Hacking magnetic lock

MacGyver is trapped in another room—with essentially nothing in it. He grabs some wire out of the ceiling panels can fishes out the wires for the security pad. Then he manually enters the keypad code by connecting wires.

OK, this could work. However, it if it’s a legit security pad it would probably be harder to hack.

Wine bottle rocket

MacGyver takes some wine bottles, dumps out some of the wine and recorks them. Then he pumps them up and let’s the cork pop out. Now it’s a water bottle rocket.

Here is the launch in slow motion.

Of course like many MacGyver hacks, this is real. The only problem is that it would take a normal person a few minutes to set up and not a few seconds.

Radio jammer

MacGyver needs to take out some remote controlled guns. He grabs a CB radio from a truck and hooks it up to a large power supply. This broadcasts enough static to jam the radio signal to the guns.

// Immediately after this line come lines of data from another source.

template <int HD, bool PAIR>
__global__ void __launch_bounds__(ATT_THREADS, 2)
attention_fwd_tcgen05(const __grid_constant__ CUtensorMap tmQ, const __grid_constant__ CUtensorMap tmK,
                      const __grid_constant__ CUtensorMap tmV, const AttnParams p) {
  using Cfg = AttCfg<HD, PAIR>;
  extern __shared__ uint8_t smem_raw[];
  uint8_t* smem = reinterpret_cast<uint8_t*>((reinterpret_cast<uintptr_t>(smem_raw) + 1023) & ~static_cast<uintptr_t>(1023));
  uint8_t* sQ = smem;
  uint8_t* sK = sQ + Cfg::Q_TILE;
  uint8_t* sV = sK + 2 * Cfg::K_TILE;
  uint64_t* bars = reinterpret_cast<uint64_t*>(sV + 2 * Cfg::V_TILE);
  uint64_t* q_full = bars;
  uint64_t* k_full = bars + 1;
  uint64_t* v_full = bars + 5;
  uint64_t* v_empty = bars + 7;
  uint64_t* s_full = bars + 9;
  uint64_t* p_full = bars + 11;
  uint32_t* tmem_slot = reinterpret_cast<uint32_t*>(bars + 15);

  const int warp = threadIdx.x >> 5;
  const int lane = threadIdx.x & 31;
  const int q_tile = blockIdx.x, h = blockIdx.y, b = blockIdx.z;
  const int n_kv = (p.Nk + TK - 1) / TK;
  const uint32_t rank = PAIR ? cluster_ctarank() : 0;
  const bool leader = rank == 0;

  if (warp == 0 && lane == 0) {
    tma_prefetch_desc(&tmQ);
    tma_prefetch_desc(&tmK);
    tma_prefetch_desc(&tmV);
    mbar_init(q_full, PAIR ? 2 : 1);
    for (int i = 0; i < 2; ++i) {
      mbar_init(&k_full[i], PAIR ? 2 : 1);
      mbar_init(&v_full[i], PAIR ? 2 : 1);
      mbar_init(&v_empty[i], 1);
      mbar_init(&s_full[i], 1);
      mbar_init(&p_full[i], PAIR ? 8 : 4);
    }
    fence_mbar_init();
  }
  if (warp == 1) {
    if (PAIR) tmem_alloc_2cta<ATT_TMEM_COLS>(tmem_slot);
    else tmem_alloc<ATT_TMEM_COLS>(tmem_slot);
  }
  tc_fence_before();
  if (PAIR) cluster_sync_all();
  else __syncthreads();
  tc_fence_after();
  const uint32_t tmem_base = *tmem_slot;
  if (PAIR && !leader && threadIdx.x == 0) {
    uint32_t remote_addr, theirs;
    asm volatile("mapa.shared::cluster.u32 %0, %1, 0;" : "=r"(remote_addr) : "r"(smem_u32(tmem_slot)));
    asm volatile("ld.shared::cluster.u32 %0, [%1];" : "=r"(theirs) : "r"(remote_addr) : "memory");
    if (theirs != tmem_base) {
      printf("ltxcuda: attention pair got asymmetric tensor-memory columns (%u vs %u)\n", theirs, tmem_base);
      __trap();
    }
  }
  griddep_launch();
  griddep_wait();

  if (warp == 0) {
    if (lane == 0) {
      auto arm = [&](uint64_t* bar, uint32_t bytes) {
        if (!PAIR) mbar_arrive_expect_tx(bar, bytes);
        else if (leader) mbar_arrive_expect_tx(bar, 2 * bytes);
        else mbar_arrive_remote(bar, 0);
      };
      auto load2 = [&](void* dst, const CUtensorMap* m, uint64_t* bar, int c0, int c1) {
        if (PAIR) tma_load_2d_2sm(dst, m, bar, c0, c1);
        else tma_load_2d(dst, m, bar, c0, c1);
      };
      arm(q_full, Cfg::Q_TILE);
#pragma unroll
      for (int hh = 0; hh < HD / 64; ++hh)
        load2(sQ + hh * Cfg::Q_HALF, &tmQ, q_full, h * HD + hh * 64, b * p.Nq + q_tile * TQ);
      int nk = 0, nv = 0;
      uint32_t spins = 0;
      while (nk < n_kv || nv < n_kv) {
        bool progress = false;
        if (nk < n_kv && mbar_test(&s_full[nk & 1], ((nk >> 1) & 1) ^ 1)) {
          uint8_t* dst = sK + (nk & 1) * Cfg::K_TILE;
          arm(&k_full[nk & 1], Cfg::K_TILE);
#pragma unroll
          for (int hh = 0; hh < HD / 64; ++hh)
            load2(dst + hh * Cfg::K_HALF, &tmK, &k_full[nk & 1], h * HD + hh * 64, b * p.Nk + nk * TK + static_cast<int>(rank) * Cfg::KROWS);
          ++nk;
          progress = true;
        }
        if (nv < n_kv && mbar_test(&v_empty[nv & 1], ((nv >> 1) & 1) ^ 1)) {
          arm(&v_full[nv & 1], Cfg::V_TILE);
          if (PAIR)
            tma_load_3d_2sm(sV + (nv & 1) * Cfg::V_TILE, &tmV, &v_full[nv & 1], nv * TK, h * HD + static_cast<int>(rank) * Cfg::VROWS, b);
          else
            tma_load_3d(sV + (nv & 1) * Cfg::V_TILE, &tmV, &v_full[nv & 1], nv * TK, h * HD, b);
          ++nv;
          progress = true;
        }
        if (progress) {
          spins = 0;
        } else if (__nanosleep(128), ++spins > (1u << 23)) {
          printf("ltxcuda: attention producer stuck block(%d,%d,%d) k %d v %d\n", blockIdx.x, blockIdx.y, blockIdx.z, nk, nv);
          __trap();
        }
      }
    }
  } else if (warp == 1) {
    if (lane == 0 && leader) {
      constexpr uint32_t idesc_s = umma_idesc_bf16(PAIR ? 256 : 128, TK);
      constexpr uint32_t idesc_o = umma_idesc_bf16(PAIR ? 256 : 128, HD);
      auto commit = [&](uint64_t* bar) {
        if (PAIR) umma_commit_2cta(bar);
        else umma_commit(bar);
      };
      const uint32_t q_addr = smem_u32(sQ);
      uint64_t qd[HD / 16], kd[2][HD / 16], vd[2][TK / 16];
#pragma unroll
      for (int kk = 0; kk < HD / 16; ++kk) {
        qd[kk] = umma_desc_sw128(q_addr + (kk >> 2) * Cfg::Q_HALF + (kk & 3) * 32);
#pragma unroll
        for (int st = 0; st < 2; ++st)
          kd[st][kk] = umma_desc_sw128(smem_u32(sK + st * Cfg::K_TILE) + (kk >> 2) * Cfg::K_HALF + (kk & 3) * 32);
      }
#pragma unroll
      for (int kk = 0; kk < TK / 16; ++kk)
#pragma unroll
        for (int st = 0; st < 2; ++st) vd[st][kk] = umma_desc_sw128(smem_u32(sV + st * Cfg::V_TILE) + kk * 32);
      auto issue_S = [&](int j, auto st_tag) {
        constexpr int st = decltype(st_tag)::value;
        mbar_wait(&k_full[st], (j >> 1) & 1);
        tc_fence_after();
#pragma unroll
        for (int kk = 0; kk < HD / 16; ++kk) {
          if (PAIR) umma_bf16_2cta(tmem_base + st * TK, qd[kk], kd[st][kk], idesc_s, kk != 0);
          else umma_bf16(tmem_base + st * TK, qd[kk], kd[st][kk], idesc_s, kk != 0);
        }
        commit(&s_full[st]);
      };
      auto issue_PV = [&](int j, auto st_tag) {
        constexpr int st = decltype(st_tag)::value;
        mbar_wait(&v_full[st], (j >> 1) & 1);
        mbar_wait(&p_full[st], (j >> 1) & 1);
        tc_fence_after();
#pragma unroll
        for (int kk = 0; kk < TK / 16; ++kk) {
          if (PAIR) umma_bf16_ts_2cta(tmem_base + 2 * TK, tmem_base + st * TK + kk * 8, vd[st][kk], idesc_o, (j | kk) != 0);
          else umma_bf16_ts(tmem_base + 2 * TK, tmem_base + st * TK + kk * 8, vd[st][kk], idesc_o, (j | kk) != 0);
        }
        commit(&v_empty[st]);
      };
      using S0 = std::integral_constant<int, 0>;
      using S1 = std::integral_constant<int, 1>;
      mbar_wait(q_full, 0);
      issue_S(0, S0{});
      if (n_kv > 1) issue_S(1, S1{});
      for (int j = 0; j < n_kv; j += 2) {
        issue_PV(j, S0{});
        if (j + 2 < n_kv) issue_S(j + 2, S0{});
        if (j + 1 < n_kv) {
          issue_PV(j + 1, S1{});
          if (j + 3 < n_kv) issue_S(j + 3, S1{});
        }
      }
    }
  } else {
    const int q = warp & 3;
    const int r_in = q * 32 + lane;
    const uint32_t lane_addr = static_cast<uint32_t>(q * 32) << 16;
    const uint32_t o_addr = tmem_base + lane_addr + 2 * TK;
    const float LOG2E = 1.4426950408889634f;
    float m_ref = -1.0e30f, l_run = 0.f;
    auto step = [&](int j, auto masked_tag) {
      constexpr bool MASKED = decltype(masked_tag)::value;
      const int st = j & 1;
      const int kv0 = j * TK;
      const int valid = min(TK, p.Nk - kv0);
      const uint32_t s_addr = tmem_base + lane_addr + st * TK;
      mbar_wait(&s_full[st], (j >> 1) & 1);
      tc_fence_after();
      uint32_t sr[2][32];
      tmem_ld32(s_addr, sr[0]);
      tmem_ld32(s_addr + 32, sr[1]);
      tmem_ld_wait();
      float s[TK];
#pragma unroll
      for (int c = 0; c < 2; ++c)
#pragma unroll
        for (int i = 0; i < 32; ++i) s[c * 32 + i] = __uint_as_float(sr[c][i]);
      if (MASKED && p.key_bias != nullptr) {
        const float inv_scale = LOG2E / p.scale_log2;
        const float* kb = p.key_bias + static_cast<int64_t>(b) * p.Nk + kv0;
        if (valid == TK && (reinterpret_cast<uintptr_t>(kb) & 15) == 0) {
#pragma unroll
          for (int i = 0; i < TK; i += 4) {
            const float4 bv = __ldg(reinterpret_cast<const float4*>(kb + i));
            s[i] = fmaf(bv.x, inv_scale, s[i]);
            s[i + 1] = fmaf(bv.y, inv_scale, s[i + 1]);
            s[i + 2] = fmaf(bv.z, inv_scale, s[i + 2]);
            s[i + 3] = fmaf(bv.w, inv_scale, s[i + 3]);
          }
        } else {
#pragma unroll
          for (int i = 0; i < TK; ++i)
            if (i < valid) s[i] = fmaf(__ldg(kb + i), inv_scale, s[i]);
        }
      }
      if (MASKED && valid < TK) {
#pragma unroll
        for (int i = 0; i < TK; ++i)
          if (i >= valid) s[i] = -INFINITY;
      }
      float mx8[8];
#pragma unroll
      for (int i = 0; i < 8; ++i) mx8[i] = s[i];
#pragma unroll
      for (int i = 8; i < TK; ++i) mx8[i & 7] = fmaxf(mx8[i & 7], s[i]);
      const float mx = fmaxf(fmaxf(fmaxf(mx8[0], mx8[1]), fmaxf(mx8[2], mx8[3])), fmaxf(fmaxf(mx8[4], mx8[5]), fmaxf(mx8[6], mx8[7])));
      const float m_new = fmaxf(m_ref, mx);
      const bool need = (m_new - m_ref) * p.scale_log2 > RESCALE_THRESHOLD;
      if (__any_sync(0xffffffffu, need)) {
        const float alpha = need ? ex2_approx((m_ref - m_new) * p.scale_log2) : 1.0f;
        if (j > 0) {
          mbar_wait(&v_empty[(j - 1) & 1], ((j - 1) >> 1) & 1);
          tc_fence_after();
          uint32_t r[32];
#pragma unroll 1
          for (int c = 0; c < HD / 32; ++c) {
            tmem_ld32(o_addr + c * 32, r);
            tmem_ld_wait();
#pragma unroll
            for (int i = 0; i < 32; ++i) r[i] = __float_as_uint(__uint_as_float(r[i]) * alpha);
            tmem_st32(o_addr + c * 32, r);
          }
        }
        l_run *= alpha;
        if (need) m_ref = m_new;
      }
      const float neg = -m_ref * p.scale_log2;
      float rs0 = 0.f, rs1 = 0.f;
      uint32_t pk[32];
#pragma unroll
      for (int t = 0; t < 32; ++t) {
        const float p0 = ex2_approx(fmaf(s[2 * t], p.scale_log2, neg));
        const float p1 = ex2_approx(fmaf(s[2 * t + 1], p.scale_log2, neg));
        rs0 += p0;
        rs1 += p1;
        pk[t] = pack_bf16(p0, p1);
      }
      tmem_st32(s_addr, pk);
      l_run += rs0 + rs1;
      tmem_st_wait();
      tc_fence_before();
      __syncwarp();
      if (lane == 0) {
        if (PAIR) mbar_arrive_remote(&p_full[st], 0);
        else mbar_arrive(&p_full[st]);
      }
    };
    {
      const bool ragged = (p.Nk % TK) != 0;
      if (p.key_bias != nullptr) {
        for (int j = 0; j < n_kv; ++j) step(j, std::true_type{});
      } else {
        const int n_full = ragged ? n_kv - 1 : n_kv;
        for (int j = 0; j < n_full; ++j) step(j, std::false_type{});
        if (ragged) step(n_kv - 1, std::true_type{});
      }
    }
    mbar_wait(&v_empty[(n_kv - 1) & 1], ((n_kv - 1) >> 1) & 1);
    tc_fence_after();
    const float inv = 1.0f / l_run;
    constexpr int ROW_BYTES = HD * 2, CPR = HD / 8;
    uint8_t* otile = sQ;
#pragma unroll 1
    for (int c = 0; c < HD / 32; ++c) {
      uint32_t r[32];
      tmem_ld32(o_addr + c * 32, r);
      tmem_ld_wait();
#pragma unroll
      for (int i = 0; i < 32; i += 8) {
        uint4 pkv = make_uint4(pack_bf16(__uint_as_float(r[i]) * inv, __uint_as_float(r[i + 1]) * inv),
                               pack_bf16(__uint_as_float(r[i + 2]) * inv, __uint_as_float(r[i + 3]) * inv),
                               pack_bf16(__uint_as_float(r[i + 4]) * inv, __uint_as_float(r[i + 5]) * inv),
                               pack_bf16(__uint_as_float(r[i + 6]) * inv, __uint_as_float(r[i + 7]) * inv));
        const int chunk = c * 4 + (i >> 3);
        *reinterpret_cast<uint4*>(otile + r_in * ROW_BYTES + ((chunk ^ (r_in & 7)) << 4)) = pkv;
      }
    }
    __syncwarp();
    constexpr int RPI = 32 / CPR;
    const int sub = lane / CPR, ch = lane % CPR;
#pragma unroll 4
    for (int i = 0; i < 32 / RPI; ++i) {
      const int rr = q * 32 + RPI * i + sub;
      const int qi = q_tile * TQ + rr;
      if (qi >= p.Nq) continue;
      const uint4 v = *reinterpret_cast<const uint4*>(otile + rr * ROW_BYTES + ((ch ^ (rr & 7)) << 4));
      bf16* orow = p.O + (static_cast<int64_t>(b) * p.Nq + qi) * p.ldo + h * HD;
      if (p.o_rows_per_block > 0)
        orow = reinterpret_cast<bf16*>(p.o_blocks.p[qi / p.o_rows_per_block]) +
               static_cast<int64_t>(qi % p.o_rows_per_block) * p.ldo + h * HD;
      *reinterpret_cast<uint4*>(orow + ch * 8) = v;
    }
  }
  tc_fence_before();
  if (PAIR) cluster_sync_all();
  else __syncthreads();
  if (warp == 1) {
    __syncwarp();
    tc_fence_after();
    if (PAIR) tmem_dealloc_2cta<ATT_TMEM_COLS>(tmem_base);
    else tmem_dealloc<ATT_TMEM_COLS>(tmem_base);
  }
}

Let’s go over the details.

  • Could he get a CB out of a truck? Yes. Easy (but it wouldn’t be as quick as he does it).
  • Could he hook it up to a power supply? I think he used the power lines to some metal crusher. This probably wouldn’t work. The CB runs on DC current and the big power is probably AC. Also, it probably expects 12 volts.
  • Would this jam the signal? Here’s where he might get lucky. If the guns run on the same channel as the CB —it would work. If the power supply messes up the radio so that it just somehow broadcasts on a bunch of frequencies—it would work.

So, it’s possible.

MacGyver Season 1 Episode 7 Science Notes: Can Opener

Let’s do it.

Ring of fire

MacGyver uses a fire hose to spray gasoline on the ground and then Jack ignites it with a bullet. It looks cool, but there are two problems. One small problem—bullets don’t make sparks (usually)—

Oh, also gasoline doesn’t always burn that well.

OK, but gasoline CAN burn and bullets CAN make sparks—so this isn’t completely crazy.

Fixing an inhaler

MacGyver uses part of a plastic force to fix the part that pushes the release valve of a broken inhaler. This is exactly the kind of thing MacGyver would do.

Battery hydrogen bomb

OK, this is mostly real—but very awesome. Here’s how it works. If you put an electric current through some water, you can break the water into hydrogen and oxygen. In order to do this, you need the water to be able to conduct electricity. NEWS FLASH: pure water doesn’t do this. If you add some salt, water conducts just fine.

Now with the current going through the water, you get tiny bubbles. Bubbles on one electrode (I can’t remember which) are bubbles of hydrogen gas. The other set of bubbles on the other electrode are oxygen.

You can seriously do this on your own. It’s really not hard.

But how would you make an explosion? You can let the hydrogen and oxygen gas mix together—nothing will really happen until you get a spark to star the reaction between the two gases at which point BOOM.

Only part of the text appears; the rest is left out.